** Exercise data follows **

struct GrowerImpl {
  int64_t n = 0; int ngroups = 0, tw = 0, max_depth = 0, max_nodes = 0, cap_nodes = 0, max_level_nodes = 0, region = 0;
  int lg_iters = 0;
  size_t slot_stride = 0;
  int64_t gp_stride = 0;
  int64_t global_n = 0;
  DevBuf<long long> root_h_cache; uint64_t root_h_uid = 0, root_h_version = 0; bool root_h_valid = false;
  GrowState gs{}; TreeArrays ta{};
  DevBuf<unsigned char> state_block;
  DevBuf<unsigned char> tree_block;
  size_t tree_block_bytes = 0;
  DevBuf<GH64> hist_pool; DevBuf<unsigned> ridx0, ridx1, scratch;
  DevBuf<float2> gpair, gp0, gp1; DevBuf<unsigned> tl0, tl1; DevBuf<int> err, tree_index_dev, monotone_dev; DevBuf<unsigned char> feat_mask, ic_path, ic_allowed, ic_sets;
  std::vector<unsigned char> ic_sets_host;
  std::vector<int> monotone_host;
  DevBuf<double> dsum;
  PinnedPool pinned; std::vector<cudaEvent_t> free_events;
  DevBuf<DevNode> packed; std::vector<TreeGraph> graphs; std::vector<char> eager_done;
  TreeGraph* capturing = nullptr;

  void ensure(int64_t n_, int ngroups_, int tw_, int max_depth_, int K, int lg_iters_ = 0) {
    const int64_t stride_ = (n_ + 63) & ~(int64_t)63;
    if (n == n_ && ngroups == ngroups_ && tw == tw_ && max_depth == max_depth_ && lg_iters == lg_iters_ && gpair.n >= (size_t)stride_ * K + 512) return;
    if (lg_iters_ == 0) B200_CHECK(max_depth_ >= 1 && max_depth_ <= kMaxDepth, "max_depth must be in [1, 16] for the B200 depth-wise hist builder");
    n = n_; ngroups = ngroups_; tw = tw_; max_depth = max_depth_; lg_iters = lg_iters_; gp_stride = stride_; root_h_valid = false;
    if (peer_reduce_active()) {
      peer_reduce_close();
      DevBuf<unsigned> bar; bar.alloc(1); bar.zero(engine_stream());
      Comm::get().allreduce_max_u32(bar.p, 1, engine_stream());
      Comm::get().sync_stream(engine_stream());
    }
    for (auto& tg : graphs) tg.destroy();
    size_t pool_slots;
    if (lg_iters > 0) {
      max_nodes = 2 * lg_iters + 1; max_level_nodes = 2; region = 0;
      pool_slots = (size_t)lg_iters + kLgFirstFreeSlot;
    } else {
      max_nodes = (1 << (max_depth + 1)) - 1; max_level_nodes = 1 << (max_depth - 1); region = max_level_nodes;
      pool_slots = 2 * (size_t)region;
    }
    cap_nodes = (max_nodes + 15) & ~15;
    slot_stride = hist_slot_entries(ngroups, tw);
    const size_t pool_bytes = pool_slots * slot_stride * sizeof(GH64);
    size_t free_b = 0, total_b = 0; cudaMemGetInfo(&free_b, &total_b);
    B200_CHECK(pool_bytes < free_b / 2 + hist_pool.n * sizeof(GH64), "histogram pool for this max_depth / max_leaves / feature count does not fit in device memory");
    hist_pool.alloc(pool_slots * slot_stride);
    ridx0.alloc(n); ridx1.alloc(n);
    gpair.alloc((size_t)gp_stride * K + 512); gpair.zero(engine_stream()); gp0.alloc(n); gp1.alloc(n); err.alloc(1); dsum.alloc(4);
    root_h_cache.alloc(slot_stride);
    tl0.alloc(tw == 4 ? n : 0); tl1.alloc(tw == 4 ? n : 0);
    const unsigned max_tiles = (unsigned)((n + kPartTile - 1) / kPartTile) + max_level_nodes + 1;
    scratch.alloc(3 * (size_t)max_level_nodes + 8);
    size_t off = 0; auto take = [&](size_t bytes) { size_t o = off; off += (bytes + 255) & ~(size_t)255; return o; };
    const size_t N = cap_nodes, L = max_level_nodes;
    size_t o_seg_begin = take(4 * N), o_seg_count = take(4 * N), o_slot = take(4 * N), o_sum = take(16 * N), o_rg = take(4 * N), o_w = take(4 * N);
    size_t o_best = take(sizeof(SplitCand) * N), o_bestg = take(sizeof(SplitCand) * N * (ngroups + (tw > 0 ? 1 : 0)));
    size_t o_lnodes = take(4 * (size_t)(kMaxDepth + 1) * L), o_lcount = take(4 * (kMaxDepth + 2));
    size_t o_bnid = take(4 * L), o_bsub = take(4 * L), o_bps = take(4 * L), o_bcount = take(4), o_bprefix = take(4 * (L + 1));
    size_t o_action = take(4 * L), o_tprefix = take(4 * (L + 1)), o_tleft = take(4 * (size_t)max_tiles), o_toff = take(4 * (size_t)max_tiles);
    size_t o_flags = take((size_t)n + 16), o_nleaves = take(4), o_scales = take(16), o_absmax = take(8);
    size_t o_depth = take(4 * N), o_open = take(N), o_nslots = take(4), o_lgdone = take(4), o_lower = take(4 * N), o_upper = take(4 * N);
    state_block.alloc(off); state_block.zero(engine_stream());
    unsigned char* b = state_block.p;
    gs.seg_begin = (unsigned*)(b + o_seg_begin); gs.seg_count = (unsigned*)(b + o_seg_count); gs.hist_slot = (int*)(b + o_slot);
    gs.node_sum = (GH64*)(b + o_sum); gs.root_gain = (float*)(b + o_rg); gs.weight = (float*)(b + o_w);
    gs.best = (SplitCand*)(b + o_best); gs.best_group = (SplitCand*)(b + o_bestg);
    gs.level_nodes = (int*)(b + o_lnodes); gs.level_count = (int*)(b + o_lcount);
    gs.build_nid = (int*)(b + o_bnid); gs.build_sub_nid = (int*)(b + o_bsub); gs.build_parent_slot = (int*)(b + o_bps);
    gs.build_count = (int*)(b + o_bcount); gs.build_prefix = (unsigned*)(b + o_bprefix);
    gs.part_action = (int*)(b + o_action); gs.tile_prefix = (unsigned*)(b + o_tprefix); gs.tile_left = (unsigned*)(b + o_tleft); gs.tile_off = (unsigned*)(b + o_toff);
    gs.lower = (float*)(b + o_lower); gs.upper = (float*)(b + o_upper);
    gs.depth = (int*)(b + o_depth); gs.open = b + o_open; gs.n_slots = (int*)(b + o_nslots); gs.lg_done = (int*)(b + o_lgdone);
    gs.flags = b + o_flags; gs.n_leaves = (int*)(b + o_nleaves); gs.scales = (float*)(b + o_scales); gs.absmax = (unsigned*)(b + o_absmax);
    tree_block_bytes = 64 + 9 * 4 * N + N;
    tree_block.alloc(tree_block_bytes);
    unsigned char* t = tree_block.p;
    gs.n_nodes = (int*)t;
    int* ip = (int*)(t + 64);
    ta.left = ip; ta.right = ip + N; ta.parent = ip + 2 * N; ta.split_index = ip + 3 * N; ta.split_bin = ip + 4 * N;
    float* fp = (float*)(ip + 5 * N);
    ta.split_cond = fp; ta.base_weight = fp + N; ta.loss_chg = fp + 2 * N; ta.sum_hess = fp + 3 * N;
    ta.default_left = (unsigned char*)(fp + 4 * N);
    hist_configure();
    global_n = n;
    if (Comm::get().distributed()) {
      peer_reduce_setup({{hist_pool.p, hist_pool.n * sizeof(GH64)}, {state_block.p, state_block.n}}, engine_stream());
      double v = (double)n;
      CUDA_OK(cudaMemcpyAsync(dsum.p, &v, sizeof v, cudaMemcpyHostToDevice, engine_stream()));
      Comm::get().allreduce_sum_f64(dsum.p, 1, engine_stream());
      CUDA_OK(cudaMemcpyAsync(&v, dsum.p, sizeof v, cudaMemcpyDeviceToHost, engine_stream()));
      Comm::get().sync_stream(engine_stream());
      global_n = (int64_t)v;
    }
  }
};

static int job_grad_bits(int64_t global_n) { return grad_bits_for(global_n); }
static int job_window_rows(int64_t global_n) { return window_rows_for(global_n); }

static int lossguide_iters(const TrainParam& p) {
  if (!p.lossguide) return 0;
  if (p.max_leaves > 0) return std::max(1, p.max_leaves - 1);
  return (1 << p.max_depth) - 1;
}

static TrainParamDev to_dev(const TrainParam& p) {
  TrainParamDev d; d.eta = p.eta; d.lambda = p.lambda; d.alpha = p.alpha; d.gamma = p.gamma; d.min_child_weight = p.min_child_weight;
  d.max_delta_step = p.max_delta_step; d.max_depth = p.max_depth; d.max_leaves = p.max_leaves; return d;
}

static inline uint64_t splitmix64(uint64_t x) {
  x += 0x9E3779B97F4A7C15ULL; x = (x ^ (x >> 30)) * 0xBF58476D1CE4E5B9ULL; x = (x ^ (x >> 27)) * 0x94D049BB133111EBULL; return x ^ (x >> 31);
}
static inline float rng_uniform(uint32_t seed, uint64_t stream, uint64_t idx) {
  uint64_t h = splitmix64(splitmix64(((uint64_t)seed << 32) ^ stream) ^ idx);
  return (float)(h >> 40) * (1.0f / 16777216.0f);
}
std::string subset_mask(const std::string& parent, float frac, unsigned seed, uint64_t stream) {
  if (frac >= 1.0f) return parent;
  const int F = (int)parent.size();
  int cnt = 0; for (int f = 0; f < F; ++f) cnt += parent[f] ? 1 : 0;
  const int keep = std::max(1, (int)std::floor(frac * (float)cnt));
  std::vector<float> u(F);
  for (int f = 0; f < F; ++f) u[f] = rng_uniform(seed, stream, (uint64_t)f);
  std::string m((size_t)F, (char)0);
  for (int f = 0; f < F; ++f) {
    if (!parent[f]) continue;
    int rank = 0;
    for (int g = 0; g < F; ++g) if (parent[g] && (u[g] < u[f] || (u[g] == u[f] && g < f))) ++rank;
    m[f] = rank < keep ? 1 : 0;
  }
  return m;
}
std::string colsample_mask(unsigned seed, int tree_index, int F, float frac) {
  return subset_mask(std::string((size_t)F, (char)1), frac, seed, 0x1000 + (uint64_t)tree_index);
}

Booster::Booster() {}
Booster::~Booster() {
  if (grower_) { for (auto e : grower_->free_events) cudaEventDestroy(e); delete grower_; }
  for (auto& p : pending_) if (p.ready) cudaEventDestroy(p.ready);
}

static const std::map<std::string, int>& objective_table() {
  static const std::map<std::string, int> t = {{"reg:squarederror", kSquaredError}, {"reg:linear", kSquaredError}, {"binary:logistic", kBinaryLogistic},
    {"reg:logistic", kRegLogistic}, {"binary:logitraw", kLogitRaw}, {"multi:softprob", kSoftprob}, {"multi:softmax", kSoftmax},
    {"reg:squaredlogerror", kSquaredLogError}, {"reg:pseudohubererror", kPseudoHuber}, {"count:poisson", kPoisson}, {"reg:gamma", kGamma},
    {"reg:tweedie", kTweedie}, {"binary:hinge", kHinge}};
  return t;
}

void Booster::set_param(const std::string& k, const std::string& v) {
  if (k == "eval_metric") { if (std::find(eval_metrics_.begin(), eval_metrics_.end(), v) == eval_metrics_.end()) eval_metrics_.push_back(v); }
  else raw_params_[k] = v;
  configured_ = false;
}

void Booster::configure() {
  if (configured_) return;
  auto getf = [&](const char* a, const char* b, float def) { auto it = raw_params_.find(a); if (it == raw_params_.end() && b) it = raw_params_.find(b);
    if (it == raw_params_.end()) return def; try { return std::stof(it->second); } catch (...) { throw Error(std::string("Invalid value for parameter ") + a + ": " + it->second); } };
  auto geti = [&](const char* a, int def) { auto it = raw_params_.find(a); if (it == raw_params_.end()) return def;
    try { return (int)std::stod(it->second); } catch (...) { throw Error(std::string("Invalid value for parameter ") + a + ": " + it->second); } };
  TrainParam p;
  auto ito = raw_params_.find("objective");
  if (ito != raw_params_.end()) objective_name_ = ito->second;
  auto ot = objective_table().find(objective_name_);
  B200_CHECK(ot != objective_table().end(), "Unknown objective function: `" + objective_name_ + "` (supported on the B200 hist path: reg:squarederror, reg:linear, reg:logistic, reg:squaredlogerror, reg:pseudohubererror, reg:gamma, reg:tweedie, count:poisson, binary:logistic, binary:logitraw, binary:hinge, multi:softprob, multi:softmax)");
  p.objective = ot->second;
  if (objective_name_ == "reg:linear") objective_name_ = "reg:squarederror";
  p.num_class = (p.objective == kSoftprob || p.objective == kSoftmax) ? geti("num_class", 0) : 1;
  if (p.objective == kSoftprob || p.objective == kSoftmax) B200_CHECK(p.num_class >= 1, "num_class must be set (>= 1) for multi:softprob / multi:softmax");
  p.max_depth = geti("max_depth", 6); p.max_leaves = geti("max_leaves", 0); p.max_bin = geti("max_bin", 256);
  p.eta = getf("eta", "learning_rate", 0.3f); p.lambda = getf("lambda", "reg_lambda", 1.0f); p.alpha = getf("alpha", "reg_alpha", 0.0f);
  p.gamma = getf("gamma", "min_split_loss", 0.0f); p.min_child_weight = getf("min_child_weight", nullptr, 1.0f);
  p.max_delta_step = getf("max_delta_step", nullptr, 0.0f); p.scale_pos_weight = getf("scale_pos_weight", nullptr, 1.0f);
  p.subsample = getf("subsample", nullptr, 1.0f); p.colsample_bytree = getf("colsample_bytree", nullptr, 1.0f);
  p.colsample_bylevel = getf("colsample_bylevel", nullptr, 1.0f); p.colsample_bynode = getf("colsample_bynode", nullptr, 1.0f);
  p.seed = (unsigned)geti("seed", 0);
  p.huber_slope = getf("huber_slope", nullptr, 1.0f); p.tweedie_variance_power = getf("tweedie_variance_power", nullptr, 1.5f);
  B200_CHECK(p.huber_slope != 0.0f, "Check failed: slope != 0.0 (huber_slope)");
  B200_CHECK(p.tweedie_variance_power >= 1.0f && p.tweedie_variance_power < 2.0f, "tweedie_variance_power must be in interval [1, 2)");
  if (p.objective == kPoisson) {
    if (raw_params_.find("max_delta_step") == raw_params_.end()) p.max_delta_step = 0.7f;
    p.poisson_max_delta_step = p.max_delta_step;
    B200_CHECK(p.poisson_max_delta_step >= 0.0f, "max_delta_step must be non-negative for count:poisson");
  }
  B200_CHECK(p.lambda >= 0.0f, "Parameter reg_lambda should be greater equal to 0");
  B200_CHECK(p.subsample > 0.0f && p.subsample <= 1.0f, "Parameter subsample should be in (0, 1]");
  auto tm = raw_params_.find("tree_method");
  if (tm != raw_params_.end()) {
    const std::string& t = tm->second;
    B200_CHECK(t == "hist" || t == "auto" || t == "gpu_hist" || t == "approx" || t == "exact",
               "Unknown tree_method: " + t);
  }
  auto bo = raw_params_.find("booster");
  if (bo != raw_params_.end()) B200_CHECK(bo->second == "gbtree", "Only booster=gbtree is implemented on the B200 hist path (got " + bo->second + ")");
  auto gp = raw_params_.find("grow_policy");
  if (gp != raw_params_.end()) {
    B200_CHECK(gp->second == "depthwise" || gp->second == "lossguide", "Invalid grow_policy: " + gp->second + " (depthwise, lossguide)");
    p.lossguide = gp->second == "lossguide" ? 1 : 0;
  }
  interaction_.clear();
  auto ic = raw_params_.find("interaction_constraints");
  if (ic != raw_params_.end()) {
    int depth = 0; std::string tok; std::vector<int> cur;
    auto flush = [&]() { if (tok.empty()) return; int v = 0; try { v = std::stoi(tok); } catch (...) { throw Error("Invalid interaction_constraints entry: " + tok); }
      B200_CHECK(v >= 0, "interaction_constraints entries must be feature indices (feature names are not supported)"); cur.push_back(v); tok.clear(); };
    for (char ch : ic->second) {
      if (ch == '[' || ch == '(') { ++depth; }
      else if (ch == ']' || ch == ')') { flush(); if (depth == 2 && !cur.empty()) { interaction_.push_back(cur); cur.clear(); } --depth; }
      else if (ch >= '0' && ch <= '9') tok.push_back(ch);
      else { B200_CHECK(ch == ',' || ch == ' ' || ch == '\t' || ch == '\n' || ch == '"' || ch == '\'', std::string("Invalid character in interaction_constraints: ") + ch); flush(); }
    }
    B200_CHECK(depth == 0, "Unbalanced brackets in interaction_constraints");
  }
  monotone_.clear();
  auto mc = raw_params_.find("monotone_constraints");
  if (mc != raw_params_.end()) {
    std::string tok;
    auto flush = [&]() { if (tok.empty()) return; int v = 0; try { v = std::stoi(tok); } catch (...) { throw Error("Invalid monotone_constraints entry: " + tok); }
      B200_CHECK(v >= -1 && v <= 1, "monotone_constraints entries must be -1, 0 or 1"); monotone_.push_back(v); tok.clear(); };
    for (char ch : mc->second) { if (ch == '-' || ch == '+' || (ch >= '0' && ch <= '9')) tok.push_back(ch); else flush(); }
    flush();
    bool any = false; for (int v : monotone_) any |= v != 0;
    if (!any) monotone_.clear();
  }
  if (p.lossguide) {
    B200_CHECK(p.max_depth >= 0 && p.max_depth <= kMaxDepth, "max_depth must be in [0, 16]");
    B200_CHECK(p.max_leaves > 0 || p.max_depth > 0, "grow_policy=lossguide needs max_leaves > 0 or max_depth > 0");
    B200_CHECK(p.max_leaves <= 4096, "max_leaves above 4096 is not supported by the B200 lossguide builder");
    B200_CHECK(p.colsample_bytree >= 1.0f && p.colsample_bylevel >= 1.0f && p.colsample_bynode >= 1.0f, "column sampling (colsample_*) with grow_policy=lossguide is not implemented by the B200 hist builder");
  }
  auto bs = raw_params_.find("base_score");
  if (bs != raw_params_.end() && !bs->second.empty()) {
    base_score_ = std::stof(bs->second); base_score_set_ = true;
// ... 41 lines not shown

** End of Exercise data **

Reproduce exactly the lines from the beginning of the entries above up to and including the line that contains "int64_t global_n = 0;".

struct GrowerImpl {
  int64_t n = 0; int ngroups = 0, tw = 0, max_depth = 0, max_nodes = 0, cap_nodes = 0, max_level_nodes = 0, region = 0;
  int lg_iters = 0;
  size_t slot_stride = 0;
  int64_t gp_stride = 0;
  int64_t global_n = 0;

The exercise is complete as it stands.